As a beggining to convex hull algorithms lecturer introduced the structure which it's called "Hierarchy Structure".

Hierarchy Structure: in every given convex hull there is a maximum size convex hull which is can contain maximum only one edge of adjacent vertices and all other edges should be from non-adjacent vertices of the given convex hills.

For example, on the picture below, we have the set $<P_{0},P_{1},P_{2}>$

Hierarchy Structure

$h_{i}$ - is the number of vertices of convex hull $P_{i}$, $h_{i} \leq \frac{h_{i+1}+1}{2}$

According to definition there is at most log$n$ such convex hulls, where $n$ is the number of vertices of a given convex hull.

Unfortunately I haven't found precise definition of Hierarchy Structure in textbooks of computational geometry. If anyone familiar with the above definition, please send me a link.

Having defined the Hierarchy Structure I have to prove the following lemma.

Lemma1. If $P$ is a convex hull and $P'$ in the next convex hull after $P$ in Hierarchy Structure, $q$ is the point in $P \setminus P'$, in this case two tangent line from $q$ to $P'$ are going through two adjacent vertices of convex hull $P'$ (see the picture below). And a polytop that is formed from adding $qx$ and $qy$ to $P'$ and deleting $xy$ from $P'$ is actually convex.

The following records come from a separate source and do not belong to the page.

template <int MB, bool VEC, bool MASK>
__global__ void __launch_bounds__(256)
k_tag_linear_bwd_dw(DwParams p) {
    using T = Tile<MB>;
    constexpr int BM = T::BM, kStage = T::A_RC + T::B_RC, kOffB = T::A_RC;
    __shared__ __attribute__((aligned(16))) float lds[kRing * kStage];
    const unsigned ntm = (unsigned)((p.Fo + BM - 1) / BM), ntn = (unsigned)((p.Fi + BN - 1) / BN);
    const unsigned tiles = ntm * ntn, per_chunk = tiles * p.nseg;
    const unsigned lb = blockIdx.x;
    const unsigned chunk = lb / per_chunk, rem = lb % per_chunk;
    const int s = (int)(rem / tiles);
    const int64_t o0 = (int64_t)((rem % tiles) / ntn) * BM, f0 = (int64_t)((rem % tiles) % ntn) * BN;
    const int64_t n_beg = (int64_t)chunk * p.chunk_rows;
    const int64_t n_end = (n_beg + p.chunk_rows < p.N) ? n_beg + p.chunk_rows : p.N;
    const int wid = threadIdx.x >> 6, wm = wid >> 1, wn = wid & 1;
    const bool do_bias = p.bias_partial && s == 0 && f0 == 0;

    f32x16 acc[MB][2];
    zero_acc<MB>(acc);
    float4 bsum4 = make_float4(0.f, 0.f, 0.f, 0.f);

    const int nst = (int)((n_end - n_beg + BK - 1) / BK);
    using SA = StageRC<BM, VEC, MASK>;
    using SB = StageRC<BN, VEC, false>;
    auto tile = [&](int st, TileArgs &ta, TileArgs &tb) {
        ta = TileArgs{n_beg + (int64_t)st * BK, n_end, o0, p.Fo};
        tb = TileArgs{n_beg + (int64_t)st * BK, n_end, f0, p.Fi};
    };
    auto ldA = [&](SA &ra, const TileArgs &t) { ra.load(p.g, p.mask, t); };
    auto ldB = [&](SB &rb, const TileArgs &t) { rb.load(p.x[s], p.x[s], t); };
    auto bias_hook = [&](const SA &ra, const TileArgs &t) {
        if (do_bias) {
#pragma unroll
            for (int j = 0; j < SA::NLD; ++j) {
                const float4 x = ra.value(j, t);
                bsum4.x += x.x, bsum4.y += x.y, bsum4.z += x.z, bsum4.w += x.w;
            }
        }
    };
    gemm_pipeline<MB, false, false, kStage, kOffB, SA, SB>(lds, nst, tile, ldA, ldB, acc, wm, wn,
                                                          bias_hook);
    float *out = p.partial + ((int64_t)chunk * p.nseg + s) * p.Fo * p.Fi;
    for_each_acc<MB>(acc, wm, wn, [&](int r, int c, float v) {
        const int64_t o = o0 + r, f = f0 + c;
        if (o < p.Fo && f < p.Fi) out[o * p.Fi + f] = v;
    });
    if (do_bias) {
        __syncthreads();
        float4 *red = reinterpret_cast<float4 *>(lds);
        red[threadIdx.x] = bsum4;
        __syncthreads();
        if (threadIdx.x < SA::PER) {
            float4 t = make_float4(0.f, 0.f, 0.f, 0.f);
            for (int g = 0; g < 256 / SA::PER; ++g) {
                const float4 v = red[g * SA::PER + threadIdx.x];
                t.x += v.x, t.y += v.y, t.z += v.z, t.w += v.w;
            }
            float *bp = p.bias_partial + (int64_t)chunk * p.Fo;
            const int64_t o = o0 + 4 * threadIdx.x;
            if (o + 0 < p.Fo) bp[o + 0] = t.x;
            if (o + 1 < p.Fo) bp[o + 1] = t.y;
            if (o + 2 < p.Fo) bp[o + 2] = t.z;
            if (o + 3 < p.Fo) bp[o + 3] = t.w;
        }
    }
}

struct ReduceParams {
    const float *partial, *bias_partial;
    float *gw[2 * kMaxSeg];
    float *gbias;
    int64_t Fi, Fo, cols;
    int nseg, nchunks, ngw, bps, accumulate;
};

constexpr int kReduceOutputs = 64;
__device__ __forceinline__ void dw_reduce_body(const ReduceParams &p) {
    __shared__ float red[4][kReduceOutputs];
    const int64_t per_out = p.Fo * p.cols, total = per_out * p.ngw;
    const int64_t seg_elems = p.Fo * p.Fi, slab = seg_elems * p.nseg;
    const int el = threadIdx.x & 63, q = threadIdx.x >> 6;
    const int64_t i = (int64_t)blockIdx.x * kReduceOutputs + el;
// ... 93 lines not shown
static inline int env_int(const char *name, int dflt) {
    const char *v = getenv(name);
    return v ? atoi(v) : dflt;
}

static inline int pick_mb(int64_t rows, int64_t col_tiles) {
    return (((rows + 127) / 128) * col_tiles >= 512) ? 2 : 1;
}

static inline int split_mb(int64_t rows, int64_t col_tiles) {
    const int64_t nb2 = ((rows + 127) / 128) * col_tiles, nb1 = ((rows + 63) / 64) * col_tiles;
    const double t2 = (double)((nb2 + 255) / 256);
    const double t1 = (double)((nb1 + 255) / 256) * 0.5 * 1.12;
    return t1 < t2 ? 1 : 2;
}

static inline int dw_mb(int64_t Fo) {
    return Fo >= 128 ? 2 : 1;
}

static void dw_plan(int64_t N, int64_t Fi, int64_t Fo, int nseg, int64_t *chunk_rows,
                    int *nchunks) {
    const int64_t BM = 64 * dw_mb(Fo);
    const int64_t tiles = ((Fo + BM - 1) / BM) * ((Fi + BN - 1) / BN) * nseg;
    constexpr int target = 512, maxchunks = 128;
    int64_t want = target / (tiles > 0 ? tiles : 1);
    if (want < 1) want = 1;
    if (want > maxchunks) want = maxchunks;
    if (want == 1 && N >= 8192) {
        const int64_t t2 = ((Fo + 127) / 128) * ((Fi + 255) / 256) * nseg;
        double best = 0.0;
        for (int64_t c = 1; c <= 8 && N / c >= 2048; ++c) {
            const int64_t w = (t2 * c + 255) / 256;
            const double eff = (double)(t2 * c) / (double)(w * 256);
            if (eff > best + 0.02) best = eff, want = c;
        }
    }
    int64_t rows = (N + want - 1) / want;
    if (rows < 256) rows = 256;
    rows = (rows + 2 * BK - 1) / (2 * BK) * (2 * BK);
    *chunk_rows = rows;
    *nchunks = (int)((N + rows - 1) / rows);
    if (*nchunks < 1) *nchunks = 1;
}

}

using namespace dc;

enter image description here

The problem is I cannot figure out how to prove it rigorously. The prove of the second part of the lemma seems very obvious, if $q$ is the external point to $P'$ so adding this point will form new convex hull. But how to show that needed operations is deleting $xy$ and adding $qx$ and $qy$. Also it seems like the prove of second part should help to prove the first part. If you have any idea how to prove this lemma correctly I'll appreciate if you share it with us.



1 Answer 1


The operation you describe is equivalent to a step in the incremental algorithm for constructing a convex hull algorithm. Take $q$ to be a new point and $P'$ is your partial hull just before processing $q$. Since $q$ is external to $P'$ and does not evict any existing hull vertices. It must be the case that the resulting polygon is convex.

Proving convexity can be done in two ways.

  1. Show that the hull is an intersection of half-planes. Since P' is already convex, all you have to do is to show that the each of the two support lines passing through $qx$ and $qy$ divide the plane into two half-planes, one of which is empty.

  2. Another way to go is that show that any point in the resulting polygonal area can be constructed as a convex combination of the vertices. You might want to proceed to show that the extension to $P'$ does not introduce a point that couldn't be defined as a convex combination of the vertices -- an argument by contradiction should be straight-forward.